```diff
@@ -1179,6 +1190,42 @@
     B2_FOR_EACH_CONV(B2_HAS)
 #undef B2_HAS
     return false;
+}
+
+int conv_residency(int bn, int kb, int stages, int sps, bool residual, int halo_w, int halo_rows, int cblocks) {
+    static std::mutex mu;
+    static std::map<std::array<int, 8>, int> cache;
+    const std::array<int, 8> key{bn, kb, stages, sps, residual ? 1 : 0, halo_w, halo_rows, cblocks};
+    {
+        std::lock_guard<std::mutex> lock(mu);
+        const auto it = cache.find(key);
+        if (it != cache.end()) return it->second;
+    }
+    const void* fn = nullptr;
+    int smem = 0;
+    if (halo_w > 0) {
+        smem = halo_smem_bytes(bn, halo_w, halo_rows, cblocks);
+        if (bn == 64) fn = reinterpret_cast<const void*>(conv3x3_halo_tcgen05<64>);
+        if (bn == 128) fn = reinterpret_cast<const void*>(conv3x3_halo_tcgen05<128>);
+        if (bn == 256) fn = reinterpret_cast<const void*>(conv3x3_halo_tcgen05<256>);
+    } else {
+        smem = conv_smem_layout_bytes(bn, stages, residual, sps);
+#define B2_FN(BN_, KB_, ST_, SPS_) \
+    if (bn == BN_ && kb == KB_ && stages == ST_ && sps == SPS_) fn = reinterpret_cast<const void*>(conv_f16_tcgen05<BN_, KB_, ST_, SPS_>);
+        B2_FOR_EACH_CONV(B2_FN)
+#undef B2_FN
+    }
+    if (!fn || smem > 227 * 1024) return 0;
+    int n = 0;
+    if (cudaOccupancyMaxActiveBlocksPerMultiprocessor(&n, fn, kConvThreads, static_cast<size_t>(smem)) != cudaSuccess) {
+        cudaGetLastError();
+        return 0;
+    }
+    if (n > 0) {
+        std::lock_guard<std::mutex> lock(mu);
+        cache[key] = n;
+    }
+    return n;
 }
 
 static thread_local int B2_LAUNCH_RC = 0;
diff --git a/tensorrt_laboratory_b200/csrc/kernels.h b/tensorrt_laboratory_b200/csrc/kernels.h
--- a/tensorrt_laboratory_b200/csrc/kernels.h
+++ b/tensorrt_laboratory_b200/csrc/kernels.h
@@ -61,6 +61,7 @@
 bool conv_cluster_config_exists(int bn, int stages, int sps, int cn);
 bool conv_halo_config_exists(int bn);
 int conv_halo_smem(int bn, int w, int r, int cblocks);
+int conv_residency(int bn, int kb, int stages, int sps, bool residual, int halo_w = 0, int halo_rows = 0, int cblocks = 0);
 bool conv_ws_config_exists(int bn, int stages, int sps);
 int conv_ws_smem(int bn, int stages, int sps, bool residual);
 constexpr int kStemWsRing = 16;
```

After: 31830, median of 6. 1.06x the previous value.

───

About this exercise> The data must be duplicated exactly, with nothing left out.

Reply>
```diff
@@ -1179,6 +1190,42 @@
     B2_FOR_EACH_CONV(B2_HAS)
 #undef B2_HAS
     return false;
+}
+
+int conv_residency(int bn, int kb, int stages, int sps, bool residual, int halo_w, int halo_rows, int cblocks) {
+    static std::mutex mu;
+    static std::map<std::array<int, 8>, int> cache;
+    const std::array<int, 8> key{bn, kb, stages, sps, residual ? 1 : 0, halo_w, halo_rows, cblocks};
+    {
+        std::lock_guard<std::mutex> lock(mu);
+        const auto it = cache.find(key);
+        if (it != cache.end()) return it->second;
+    }
+    const void* fn = nullptr;
+    int smem = 0;
+    if (halo_w > 0) {
+        smem = halo_smem_bytes(bn, halo_w, halo_rows, cblocks);
+        if (bn == 64) fn = reinterpret_cast<const void*>(conv3x3_halo_tcgen05<64>);
+        if (bn == 128) fn = reinterpret_cast<const void*>(conv3x3_halo_tcgen05<128>);
+        if (bn == 256) fn = reinterpret_cast<const void*>(conv3x3_halo_tcgen05<256>);
+    } else {
+        smem = conv_smem_layout_bytes(bn, stages, residual, sps);
+#define B2_FN(BN_, KB_, ST_, SPS_) \
+    if (bn == BN_ && kb == KB_ && stages == ST_ && sps == SPS_) fn = reinterpret_cast<const void*>(conv_f16_tcgen05<BN_, KB_, ST_, SPS_>);
+        B2_FOR_EACH_CONV(B2_FN)
+#undef B2_FN
+    }
+    if (!fn || smem > 227 * 1024) return 0;
+    int n = 0;
+    if (cudaOccupancyMaxActiveBlocksPerMultiprocessor(&n, fn, kConvThreads, static_cast<size_t>(smem)) != cudaSuccess) {
+        cudaGetLastError();
+        return 0;
+    }
+    if (n > 0) {
+        std::lock_guard<std::mutex> lock(mu);
+        cache[key] = n;
+    }
+    return n;
 }
 
 static thread_local int B2_LAUNCH_RC = 0;
diff --git a/tensorrt_laboratory_b200/csrc/kernels.h b/tensorrt_laboratory_b200/csrc/kernels.h
--- a/tensorrt_laboratory_b200/csrc/kernels.h
+++ b/tensorrt_laboratory_b200/csrc/kernels.h
@@ -61,6 +61,7 @@
 bool conv_cluster_config_exists(int bn, int stages, int sps, int cn);
 bool conv_halo_config_exists(int bn);
 int conv_halo_smem(int bn, int w, int r, int cblocks);
+int conv_residency(int bn, int kb, int stages, int sps, bool residual, int halo_w = 0, int halo_rows = 0, int cblocks = 0);
 bool conv_ws_config_exists(int bn, int stages, int sps);
 int conv_ws_smem(int bn, int stages, int sps, bool residual);
 constexpr int kStemWsRing = 16;
```

After: 31830, median of 6. 1.06x the previous value.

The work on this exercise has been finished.